RECORDED INFORMATION:
@@ -108,11 +119,11 @@
   const int blocks = (int)((n + 255) / 256 < 65535 ? (n + 255) / 256 : 65535);
   if (prep_recording()) {
     PrepJob j{}; j.a = v; j.b = scale; j.out = out; j.kind = PK_CONV_SPLIT; j.nblocks = blocks; j.n = n;
-    j.i[0] = C_out; j.i[1] = C_in; j.i[2] = K; j.i[3] = G; j.i[4] = H; j.i[5] = n_st; j.i[6] = rows;
+    j.i[0] = C_out; j.i[1] = C_in; j.i[2] = K; j.i[3] = G; j.i[4] = H; j.i[5] = n_st; j.i[6] = rows; j.i[7] = pair;
     return prep_record(PU_BSPLIT, j);
   }
   hipLaunchKernelGGL(pack_conv_split_kernel, dim3(blocks), dim3(256), 0, (hipStream_t)stream, v, scale,
-                     reinterpret_cast<bf16x8*>(out), C_out, C_in, K, G, H, n_st, rows, n);
+                     reinterpret_cast<bf16x8*>(out), C_out, C_in, K, G, H, n_st, rows, pair, n);
   return check_launch("pack_conv_w_split");
 }
 
diff --git a/facodec_amd/csrc/conv1d_bsplit_kernel.h b/facodec_amd/csrc/conv1d_bsplit_kernel.h
--- a/facodec_amd/csrc/conv1d_bsplit_kernel.h
+++ b/facodec_amd/csrc/conv1d_bsplit_kernel.h
@@ -486,6 +486,39 @@
     static_assert(QPR % 16 == 0 && NTH % 16 == 0 && (CO * QPR) % 64 == 0 && (CO * QPR + NTH - 1) / NTH <= 16, "EpiRow: 16 lanes share a row, <= 16 iterations");
     const int row_l = (tid + NTH * (lane & 15)) / QPR;
     const EpiRow mine = epi_row_load(row_l < CO && co0 + row_l < e->C_out, co0 + row_l, e->bias, e->alpha_out, y2g ? e->alpha2 : nullptr);
+    bool gated = false;
+    if constexpr (MB == 2) gated = e->act == FAC_ACT_GATE;
+    if (gated) {
+      const int half = e->C_out >> 1, c0 = co0 >> 1;
+      const float* gc = e->gate_cond ? e->gate_cond + (long long)b * e->gate_cond_bs : nullptr;
+      for (int q = tid; q < 32 * QPR; q += NTH) {
+        const int row = q / QPR, tq = q - row * QPR;
+        const int c = c0 + row, t = t0 + 4 * tq;
+        if (c >= half || t >= e->T_out) continue;
+        const float4 tv = *reinterpret_cast<const float4*>(tile + row * EP + 4 * tq);
+        const float4 sv = *reinterpret_cast<const float4*>(tile + (row + 32) * EP + 4 * tq);
+        const float bt = e->bias ? e->bias[c] : 0.f, bsg = e->bias ? e->bias[half + c] : 0.f;
+        float ta[4] = {tv.x, tv.y, tv.z, tv.w}, sa[4] = {sv.x, sv.y, sv.z, sv.w};
+#pragma unroll
+        for (int i = 0; i < 4; ++i) {
+          ta[i] = __fadd_rn(ta[i] + bt, 0.f);
+          sa[i] = __fadd_rn(sa[i] + bsg, 0.f);
+          if (gc) {
+            ta[i] = __fadd_rn(ta[i], gc[c]);
+            sa[i] = __fadd_rn(sa[i], gc[half + c]);
+          }
+          ta[i] = gate_pair_slow(ta[i], sa[i]);
+        }
+        const long long o = (long long)c * e->y_cs + t;
+        if (vec_ok && t + 3 < e->T_out) {
+          *reinterpret_cast<float4*>(yg + o) = make_float4(ta[0], ta[1], ta[2], ta[3]);
+        } else {
+#pragma unroll
+          for (int i = 0; i < 4; ++i)
+            if (t + i < e->T_out) yg[o + i] = ta[i];
+        }
+      }
+    } else {
     int j = 0;
     for (int q = tid; q < CO * QPR; q += NTH, ++j) {
       const float bs = epi_row_get(mine.bs, lane, j), al = epi_row_get(mine.al, lane, j), inv = epi_row_get(mine.inv, lane, j);
@@ -532,6 +565,7 @@
         }
       }
     }
+    }
   }
   first = !overlap;
   if (vb + (int)gridDim.x < n_tiles) __syncthreads();
diff --git a/facodec_amd/csrc/misc.hip b/facodec_amd/csrc/misc.hip
--- a/facodec_amd/csrc/misc.hip
+++ b/facodec_amd/csrc/misc.hip
@@ -345,6 +345,59 @@
     const int c = i / T, tt = i - c * T;
     const float nv = __fmul_rn(xs[i] - stat[0][tt], stat[1][tt]);
     ob[i] = __fadd_rn(__fmul_rn(nv, gm[c]), gm[C + c]);
+  }
+}
+
+constexpr int LN16_F = 16;
+__global__ __launch_bounds__(256) void layernorm_c_tile16_kernel(const float* __restrict__ x,
+                                                                 const float* __restrict__ style,
+                                                                 float* __restrict__ out, int C, int T) {
+  extern __shared__ float xs[];
+  __shared__ float red[2][4][LN16_F];
+  __shared__ float stat[2][LN16_F];
+  const int tid = threadIdx.x;
+  const int b = blockIdx.y;
+  const int t0 = blockIdx.x * LN16_F;
+  const int nf = T - t0 < LN16_F ? T - t0 : LN16_F;
+  const float* xb = x + (long long)b * C * T + t0;
+  const int n = C * LN16_F;
+  for (int i = tid; i < n; i += 256) {
+    const int c = i >> 4, j = i & 15;
+    xs[i] = j < nf ? xb[(long long)c * T + j] : 0.f;
+  }
+  __syncthreads();
+  const int k = tid >> 4, j = tid & 15;
+  if (tid < 64) {
+    float s = 0.f;
+#pragma unroll 16
+    for (int c = k; c < C; c += 4) s += xs[c * LN16_F + j];
+    red[0][k][j] = s;
+  }
+  __syncthreads();
+  if (tid < 64) {
+    const float mean = ((red[0][0][j] + red[0][1][j]) + (red[0][2][j] + red[0][3][j])) / (float)C;
+    float vs = 0.f;
+#pragma unroll 16
+    for (int c = k; c < C; c += 4) {
+      const float d = xs[c * LN16_F + j] - mean;
+      vs = fmaf(d, d, vs);
+    }
+    red[1][k][j] = vs;
+    if (k == 0) stat[0][j] = mean;
+  }
+  __syncthreads();
+  if (tid < LN16_F) {
+    const float var = ((red[1][0][tid] + red[1][1][tid]) + (red[1][2][tid] + red[1][3][tid])) / (float)C;
+    stat[1][tid] = __fdiv_rn(1.0f, sqrtf(var + 1e-5f));
+  }
+  __syncthreads();
+  const float* gm = style + (long long)b * 2 * C;
+  float* ob = out + (long long)b * C * T + t0;
+  for (int i = tid; i < n; i += 256) {
+    const int c = i >> 4, jj = i & 15;
+    if (jj >= nf) continue;
+    const float nv = __fmul_rn(xs[i] - stat[0][jj], stat[1][jj]);
+    ob[(long long)c * T + jj] = __fadd_rn(__fmul_rn(nv, gm[c]), gm[C + c]);
   }
 }
 
@@ -593,7 +646,7 @@
 
 using namespace fac;
 
-extern "C" int fac_version(void) { return 5; }
+extern "C" int fac_version(void) { return 6; }
 extern "C" const char* fac_last_error(void) { return fac::g_err; }
 
 #define EW_LAUNCH(kern, n, ...)                                                         \
@@ -716,17 +769,30 @@
   return check_launch("masked_mean");
 }
 
-extern "C" int fac_layernorm_c_affine(const float* x, const float* style, float* out, int B, int C,
-                                      int T, fac_stream_t stream) {
-  FAC_REQUIRE(x && style && out && B > 0 && C > 0 && T > 0, "layernorm_c_affine: bad arguments");
-  if (T <= 8 && (size_t)C * T * 4 <= 64 * 1024) {
+extern "C" int fac_layernorm_c_affine_form(const float* x, const float* style, float* out, int B, int C, int T, int form,
+                                           fac_stream_t stream) {
+  FAC_REQUIRE(x && style && out && B > 0 && C > 0 && T > 0 && form >= 0 && form <= 2, "layernorm_c_affine: bad arguments");
+  const size_t lds16 = (size_t)C * LN16_F * 4;
+  FAC_REQUIRE(form != 2 || lds16 <= 128 * 1024, "layernorm_c_affine: the 16-frame tiles hold at most 2048 channels (C=%d)", C);
+  if (form == 0 && T <= 8 && (size_t)C * T * 4 <= 64 * 1024) {
     hipLaunchKernelGGL(layernorm_c_small_t_kernel, dim3(B), dim3(256), (size_t)C * T * 4, (hipStream_t)stream, x,
                        style, out, C, T);
     return check_launch("layernorm_c_affine(small T)");
   }
+  if (form == 2 || (form == 0 && lds16 <= 128 * 1024 && (long long)B * ((T + 63) / 64) < 512)) {
+    allow_dynamic_lds<layernorm_c_tile16_kernel>(128 * 1024);
+    hipLaunchKernelGGL(layernorm_c_tile16_kernel, dim3((T + LN16_F - 1) / LN16_F, B), dim3(256), lds16, (hipStream_t)stream, x,
+                       style, out, C, T);
+    return check_launch("layernorm_c_affine(16-frame tiles)");
+  }
   hipLaunchKernelGGL(layernorm_c_kernel, dim3((T + 63) / 64, B), dim3(256), 0, (hipStream_t)stream, x,
                      style, out, C, T);
   return check_launch("layernorm_c_affine");
+}
+
+extern "C" int fac_layernorm_c_affine(const float* x, const float* style, float* out, int B, int C,
+                                      int T, fac_stream_t stream) {
+  return fac_layernorm_c_affine_form(x, style, out, B, C, T, 0, stream);
 }
 
 extern "C" int fac_stft_frames(const float* wave, float* frames, int B, int T, int n_win,
diff --git a/facodec_amd/layers.py b/facodec_amd/layers.py
--- a/facodec_amd/layers.py
+++ b/facodec_amd/layers.py
@@ -28,6 +28,7 @@
         self.bias = nn.Parameter(_uniform_(torch.empty(c_out), 1.0 / math.sqrt(fan_in))) if bias else None
         self._packed = None
         self._split = None
+        self._split_pair = None
         self._rows = None
         self._rows_split = None
         self.freeze_packed = False
@@ -59,9 +60,13 @@
     def packed_split(self, rows=64):
         return self._cached("_split", ops.pack_conv_weight_split, rows=rows)
 
+    def packed_split_paired(self):
+        return self._cached("_split_pair", ops.pack_conv_weight_split, rows=64 | ops.SPLIT_ROWS_PAIRED)
+
     def _apply(self, fn, *a, **kw):
         self._packed = None
         self._split = None
+        self._split_pair = None
         self._rows = None
         self._rows_split = None
         return super()._apply(fn, *a, **kw)
@@ -113,12 +118,20 @@
         n = ((self.kernel_size - 1) * self.dilation) // 2
         return (n, self.pad_mode) if n > 0 else None
 
-    def run(self, x, alpha_in=None, alpha_out=None, res=None, act=ops.ACT_NONE, alpha_y2=None, want_y=True, edge=None):
+    def gate_fusable(self, B, T):
+        w, k = self.w, self.kernel_size
+        if torch.is_grad_enabled() or self.stride != 1 or w.c_out % 64:
+            return False
+        plan = self.plan(B, T, False, False, False)
+        return plan.layout == ops.W_TAPS and plan.form == ops.PER_CLIP and ops.tile_rows(w.c_out, w.c_in, k) == 64
+
+    def run(self, x, alpha_in=None, alpha_out=None, res=None, act=ops.ACT_NONE, alpha_y2=None, want_y=True, edge=None, gate_cond=None):
         w, k, s_ = self.w, self.kernel_size, self.stride
         write_edge(self, x, edge)
         B, _, T = x.shape
         plan = self.plan(B, T, alpha_in is not None, alpha_out is None and res is None and act == ops.ACT_NONE, res is not None)
         split = (w.packed_split_strided(s_) if plan.layout == ops.W_GEMM_STRIDED
+                 else w.packed_split_paired() if act == ops.ACT_GATE
                  else w.packed_split(ops.tile_rows(w.c_out, w.c_in, k)) if plan.layout == ops.W_TAPS
                  else w.packed_split() if plan.layout == ops.W_GEMM else None)
         if plan.form != ops.PER_CLIP:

WHAT YOU WILL DO: Repeat the material above exactly, beginning with its first line and ending with the line that holds "blocks; j.n = n;", and leave out everything else.

WRITTEN ANSWER:
@@ -108,11 +119,11 @@
   const int blocks = (int)((n + 255) / 256 < 65535 ? (n + 255) / 256 : 65535);
   if (prep_recording()) {
     PrepJob j{}; j.a = v; j.b = scale; j.out = out; j.kind = PK_CONV_SPLIT; j.nblocks = blocks; j.n = n;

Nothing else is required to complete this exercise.